Great looking dog, glad to see you have given one a good home. I like female dogs best as they seem to have a better disposition..........usually. LOL

Reactions: Like 1


----------



## TimR (Apr 26, 2014)

Nice pup indeed, seems like a great mix and she seems to be showing best of both .

Reactions: Like 1


----------



## ripjack13 (Apr 26, 2014)

She just got spayed recently, she still has stitches....so gotta be gentle with her belly.

ps...that was my kid in the picture with her.


----------



## hobbit-hut (Apr 26, 2014)

Good looking burl. The ears are starting to spike already.

Reactions: Like 1


----------



## barry richardson (Apr 26, 2014)

Pups are the best aren't they? Yours is a winner. Cool name too, The guy who ran the country store where I grew up was named Burl Mullenix, always thought it was a cool name...

Reactions: Like 1


----------



## DKMD (Apr 26, 2014)

Congrats on the new family member!

Reactions: Like 1


----------



## Kenbo (Apr 27, 2014)

Gorgeous pup. Always nice to welcome a new member to the family.

Reactions: Like 1


----------



## brown down (Apr 27, 2014)

thats a way cool looking pup. I would bet that pup is gonna be a big dog. I love huskies and love sheperds, never saw one mixed before

Reactions: Like 1


----------



## NYWoodturner (Apr 27, 2014)

Nice pup Marc! Congrats. How old is she? She looks to have more Husky than Sheppie. She's beautiful.

Reactions: Like 1


----------



## Kevin (Apr 27, 2014)

She's a great looking gal! Love her long neck and her stature shows confidence - what a fine looking dog.

Reactions: Like 1


----------



## Kevin (Apr 27, 2014)

ripjack13 said:


> A girl named Kevin....reminds me of the movie "UP" from pixar.

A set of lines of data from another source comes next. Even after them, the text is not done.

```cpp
struct ZzTables {
    const uint32_t* __restrict__ colptr;
    const uint32_t* __restrict__ rowval;
    const double* __restrict__ bval;
    const double* __restrict__ tval;
    const double* __restrict__ gmu_b;
    const double* __restrict__ gmu_t;
    const uint32_t* __restrict__ sptr;
    const uint32_t* __restrict__ sidx;
    const uint32_t* __restrict__ qptr;
    const uint8_t* __restrict__ pos;
    const uint8_t* __restrict__ selfpos;
    const double* __restrict__ c_shared;
// ... 10 lines not shown
    ZzTables tb;
    ZzRec* rec;
    double* keys;
    DevChain* hdr;
    pdmp_event* ev;
    double* c_chain;
    double* dbg;
    int64_t dbg_cap;
    const uint64_t* __restrict__ blob;
    const uint32_t* __restrict__ tix;
    uint32_t blob_w, blob_w_pad, blob_sw, blob_pw, blob_kmax;
    uint32_t common_tix;
    int64_t d;
    int64_t dk;
    int64_t trace_cap;
    uint32_t nblk;
    uint32_t nblk_pad;
    double T;
    double factor;
    double lambda_ref;
    int32_t flags;
    int32_t adapt;
    int32_t has_refresh;
    int32_t move_all;
    int32_t force_spec4;
    int32_t track_two_sums;
    int32_t track_mean;
    uint32_t count_limit;
    uint32_t typ_extra;
    double hw_gain, hw_ahead;
    uint32_t hw_target;
    int32_t n_cu;
    int32_t helper_wave;
    void* tl_lines;
    void* tl_cold;
    int32_t lattice_n;
    uint32_t lattice_magic;
    const uint64_t* __restrict__ g8_line;
    const double* __restrict__ g8_member;
    const double* __restrict__ g8_gamt;
    int32_t g8_gw;
    const double* __restrict__ kappa;
    double* thf;
    int32_t reversible, strong_upperbounds;
    const BarrierEntry* __restrict__ barriers;
};

struct ZzInitParams {
    ZzTables tb;
    ZzRec* rec;
    double* keys;
    DevChain* hdr;
    double* c_chain;
    const double* x0;
    const double* th0;
    const uint64_t* seeds;
    uint64_t seed0;
    int64_t d;
    int64_t dk;
    int64_t nchains;
    double t0;
    double lambda_ref;
    int32_t has_refresh;
    int32_t sticky;
    double* thf;
    int32_t flow_kind;
// ... 340 lines not shown
```

zigzagboomerang.jl_amd/csrc/pdmp_ensemble.hpp:

```cpp
#pragma once
#include <hip/hip_runtime.h>

#include <cstdint>
#include <string>
#include <vector>

#include "../../include/pdmp_debug.h"
#include "pdmp_engine.hpp"

#pragma GCC visibility push(hidden)

pdmp_status fail(pdmp_status st, const char* fmt, ...);
pdmp_status fail_hip(const char* expr, hipError_t err);
pdmp_status fail_launch(const char* launcher, int rc, bool hip_rc);
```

When I was a senior at Berkner HS in Richardson Texas there was a sophomore named Kevin Mason. A girl. Very pretty too I might add. Also, my then girlfriend (now my wife) best friend was named Jayne Jackson. My last name being Jaynes you can imagine the jokes we used to make. :-)

Reactions: Like 1


----------



## NYWoodturner (Apr 27, 2014)

Hudson says... Hey now! What YOU doin...?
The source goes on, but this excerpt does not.